(TASK)
Every line of the data that contains the string "cells" must be copied.

--- RECORDS FOR PROCESSING ---

template <int OPK, int IN, bool VEC>
__global__ __launch_bounds__(CL_THREADS) void cl_band_kernel(const ViewArgs a, const BandArgs g) {
    constexpr int CH = 32;
    const int chunk = blockIdx.x;
    int ci = 0;
    while (ci < a.ncells - 1 && chunk >= g.cells[ci].chunk_end) ++ci;
    const BandCell& cell = g.cells[ci];
    const int first = ci ? g.cells[ci - 1].chunk_end : 0;
    const int ncx = (cell.w + CW - 1) / CW;
    const int lc = chunk - first;
    const int cx0 = (lc % ncx) * CW, cy0 = (lc / ncx) * CH;
    const int cw = min(CW, cell.w - cx0), ch = min(CH, cell.h - cy0);
    const int ax = cell.ox + cx0, ay = cell.oy + cy0;
    const int nt = cell.ntiles;
    const int tx = threadIdx.x & 15, ty = threadIdx.x >> 4;
    for (int r = ty; r < ch; r += 16) {
        for (int x = tx; x < cw; x += 16) {
            const long long pix = (long long)(ay + r) * a.dst_row_stride + ax + x;
            float wv[MAX_COVER];
#pragma unroll
            for (int e = 0; e < MAX_COVER; ++e) {
                wv[e] = 0.f;
                if (e < nt) {
                    const int gt = cell.tile[e];
                    wv[e] = a.weight[(long long)(ay + r - g.tile_y[gt]) * a.W + ax + x - g.tile_x[gt]];
                }
            }
            const float nfull = a.norm_full[pix];
            for (int c0 = 0; c0 < a.C; c0 += CL_NC) {
                const int nc = min(CL_NC, a.C - c0);
                float4 acc = make_float4(0.f, 0.f, 0.f, 0.f);
#pragma unroll
                for (int e = 0; e < MAX_COVER; ++e) {
                    if (e < nt) {
                        const int gt = cell.tile[e];
                        cl_blend<OPK, IN, VEC>(a, static_cast<const float*>(g.tile_src[gt]), 0, g.tile_vs[gt], ay + r - g.tile_y[gt], ax + x - g.tile_x[gt], c0,
                                               nc, wv[e], acc);
                    }
                }
                cl_store_planes(a.merged + (long long)c0 * a.dst_chan_stride + pix, a.dst_chan_stride, nc, cl_div(acc, nfull));
            }
        }
    }
}

template <int OPK, int IN, bool VEC>
__global__ __launch_bounds__(CL_THREADS) void cl_plan_kernel(const ViewArgs a, const BandItem* __restrict__ items, const GroupTiles t) {
    const BandItem* __restrict__ it = items + blockIdx.x;
    const int cwch = it->cwch, partial = it->partial, nt = it->ntiles;
    const int cw = cwch & 0xffff, ch = cwch >> 16;
    const int ax = it->ax, ay = it->ay;
    const int tx = threadIdx.x & 15, ty = threadIdx.x >> 4;
    for (int r = ty; r < ch; r += 16) {
        for (int x = tx; x < cw; x += 16) {
            const long long pix = (long long)(ay + r) * a.dst_row_stride + ax + x;
            float wv[MAX_COVER];
#pragma unroll
            for (int e = 0; e < MAX_COVER; ++e) {
                wv[e] = 0.f;
                if (e < nt) {
                    const unsigned long long cv = it->cover[e];
                    const int lx = (int)((cv >> 16) & 0xffff), ly = (int)((cv >> 32) & 0xffff);
                    wv[e] = a.weight[(long long)(ly + r) * a.W + lx + x];
                }
            }
            float nsum = (a.norm_map && !partial) ? a.norm_full[pix] : 0.f;
#pragma unroll
            for (int e = 0; e < MAX_COVER; ++e)
                if (e < nt && !a.norm_map) nsum = __fadd_rn(nsum, wv[e]);
            for (int c0 = 0; c0 < a.C; c0 += CL_NC) {
                const int nc = min(CL_NC, a.C - c0);
                float4 acc = make_float4(0.f, 0.f, 0.f, 0.f);
#pragma unroll
                for (int e = 0; e < MAX_COVER; ++e) {
                    if (e < nt) {
                        const unsigned long long cv = it->cover[e];
                        const int slot = (int)(cv & 0xffff), lx = (int)((cv >> 16) & 0xffff), ly = (int)((cv >> 32) & 0xffff);
                        cl_blend<OPK, IN, VEC>(a, static_cast<const float*>(t.src[slot]), 0, t.vs[slot], ly + r, lx + x, c0, nc, wv[e], acc);
                    }
                }
                cl_store_planes(a.merged + (long long)c0 * a.dst_chan_stride + pix, a.dst_chan_stride, nc, partial ? acc : cl_div(acc, nsum));
            }
        }
    }
}
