__device__ __forceinline__ double finddet(double a1, double a2, double a3, double b1, double b2, double b3, double c1,
                                          double c2, double c3)
{
    return ((a1 * b2 * c3) - (a1 * b3 * c2) - (a2 * b1 * c3) + (a3 * b1 * c2) + (a2 * b3 * c1) - (a3 * b2 * c1));
}
__device__ __forceinline__ double interp_quadratic(double x0, double x1, double x2, double fx0, double fx1, double fx2)
{
    if (!(fx1 < fx0 && fx1 < fx2) && !(fx1 > fx0 && fx1 > fx2)) return x1;
    double a1 = x0 * x0, b1 = x0, c1 = 1;
    double a2 = x1 * x1, b2 = x1, c2 = 1;
    double a3 = x2 * x2, b3 = x2, c3 = 1;
    double d1 = fx0, d2 = fx1, d3 = fx2;
    double det = finddet(a1, a2, a3, b1, b2, b3, c1, c2, c3);
    double detx = finddet(d1, d2, d3, b1, b2, b3, c1, c2, c3);
    double dety = finddet(a1, a2, a3, d1, d2, d3, c1, c2, c3);
    if (d1 == 0 && d2 == 0 && d3 == 0) return x1;
    if (det != 0) {
        if (detx != 0) return dety / (-2.0 * detx);
    }
    return x1;
}

__device__ __forceinline__ void invert3(const float *in, float *out)
{
    float a11 = in[0], a21 = in[3], a31 = in[6];
    float a12 = in[1], a22 = in[4], a32 = in[7];
    float a13 = in[2], a23 = in[5], a33 = in[8];
    float det = a11 * (a33 * a22 - a32 * a23) - a21 * (a33 * a12 - a32 * a13) + a31 * (a23 * a12 - a22 * a13);
    double div = 1 / (double)det;
    out[0] = (float)((a33 * a22 - a32 * a23) * div);
    out[3] = (float)(-(a33 * a21 - a31 * a23) * div);
    out[6] = (float)((a32 * a21 - a31 * a22) * div);
    out[1] = (float)(-(a33 * a12 - a32 * a13) * div);
    out[4] = (float)((a33 * a11 - a31 * a13) * div);
    out[7] = (float)(-(a32 * a11 - a31 * a12) * div);
    out[2] = (float)((a23 * a12 - a22 * a13) * div);
    out[5] = (float)(-(a23 * a11 - a21 * a13) * div);
    out[8] = (float)((a22 * a11 - a21 * a12) * div);
}

__device__ __forceinline__ void v3_norm(float *p)
{
// ... 172 lines not shown
                c = f / z;
                s = h / z;
                f = x * c + g * s;
                g = g * c - x * s;
                h = y * s;
                y *= c;
                for (int r = 0; r < 3; r++) {
                    x = v[r][j];
                    z = v[r][i];
                    v[r][j] = (float)(x * c + z * s);
                    v[r][i] = (float)(z * c - x * s);
                }
                z = svd_hypot(f, h);
                w[j] = (float)z;
                if (z) {
                    z = 1.0 / z;
                    c = f * z;
                    s = h * z;
                }
                f = c * g + s * y;
                x = c * y - s * g;
                for (int r = 0; r < 3; r++) {
                    y = a[r][j];
                    z = a[r][i];
                    a[r][j] = (float)(y * c + z * s);
                    a[r][i] = (float)(z * c - y * s);
                }
            }
            off[lo] = 0.0;
            off[k] = f;
            w[k] = (float)x;
        }
    }
}
__device__ __forceinline__ void sort_eig(float w[3], float v[3][3])
{
    float t;
    for (int i = 0; i < 3; i++)
        for (int j = i + 1; j < 3; j++)
            if (w[i] < w[j]) {
                t = w[j]; w[j] = w[i]; w[i] = t;
                for (int k = 0; k < 3; k++) {
                    t = v[k][j]; v[k][j] = v[k][i]; v[k][i] = t;
                }
            }
}
typedef float v4f __attribute__((ext_vector_type(4)));
#define KP_NT 256
#define DESC_NT 128
#define NRAD 515
#define NRAD_PAD 516
#define NINT 729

---

(WRITTEN RESPONSE)
    while (ci < a.ncells - 1 && chunk >= g.cells[ci].chunk_end) ++ci;
    const BandCell& cell = g.cells[ci];
    const int first = ci ? g.cells[ci - 1].chunk_end : 0;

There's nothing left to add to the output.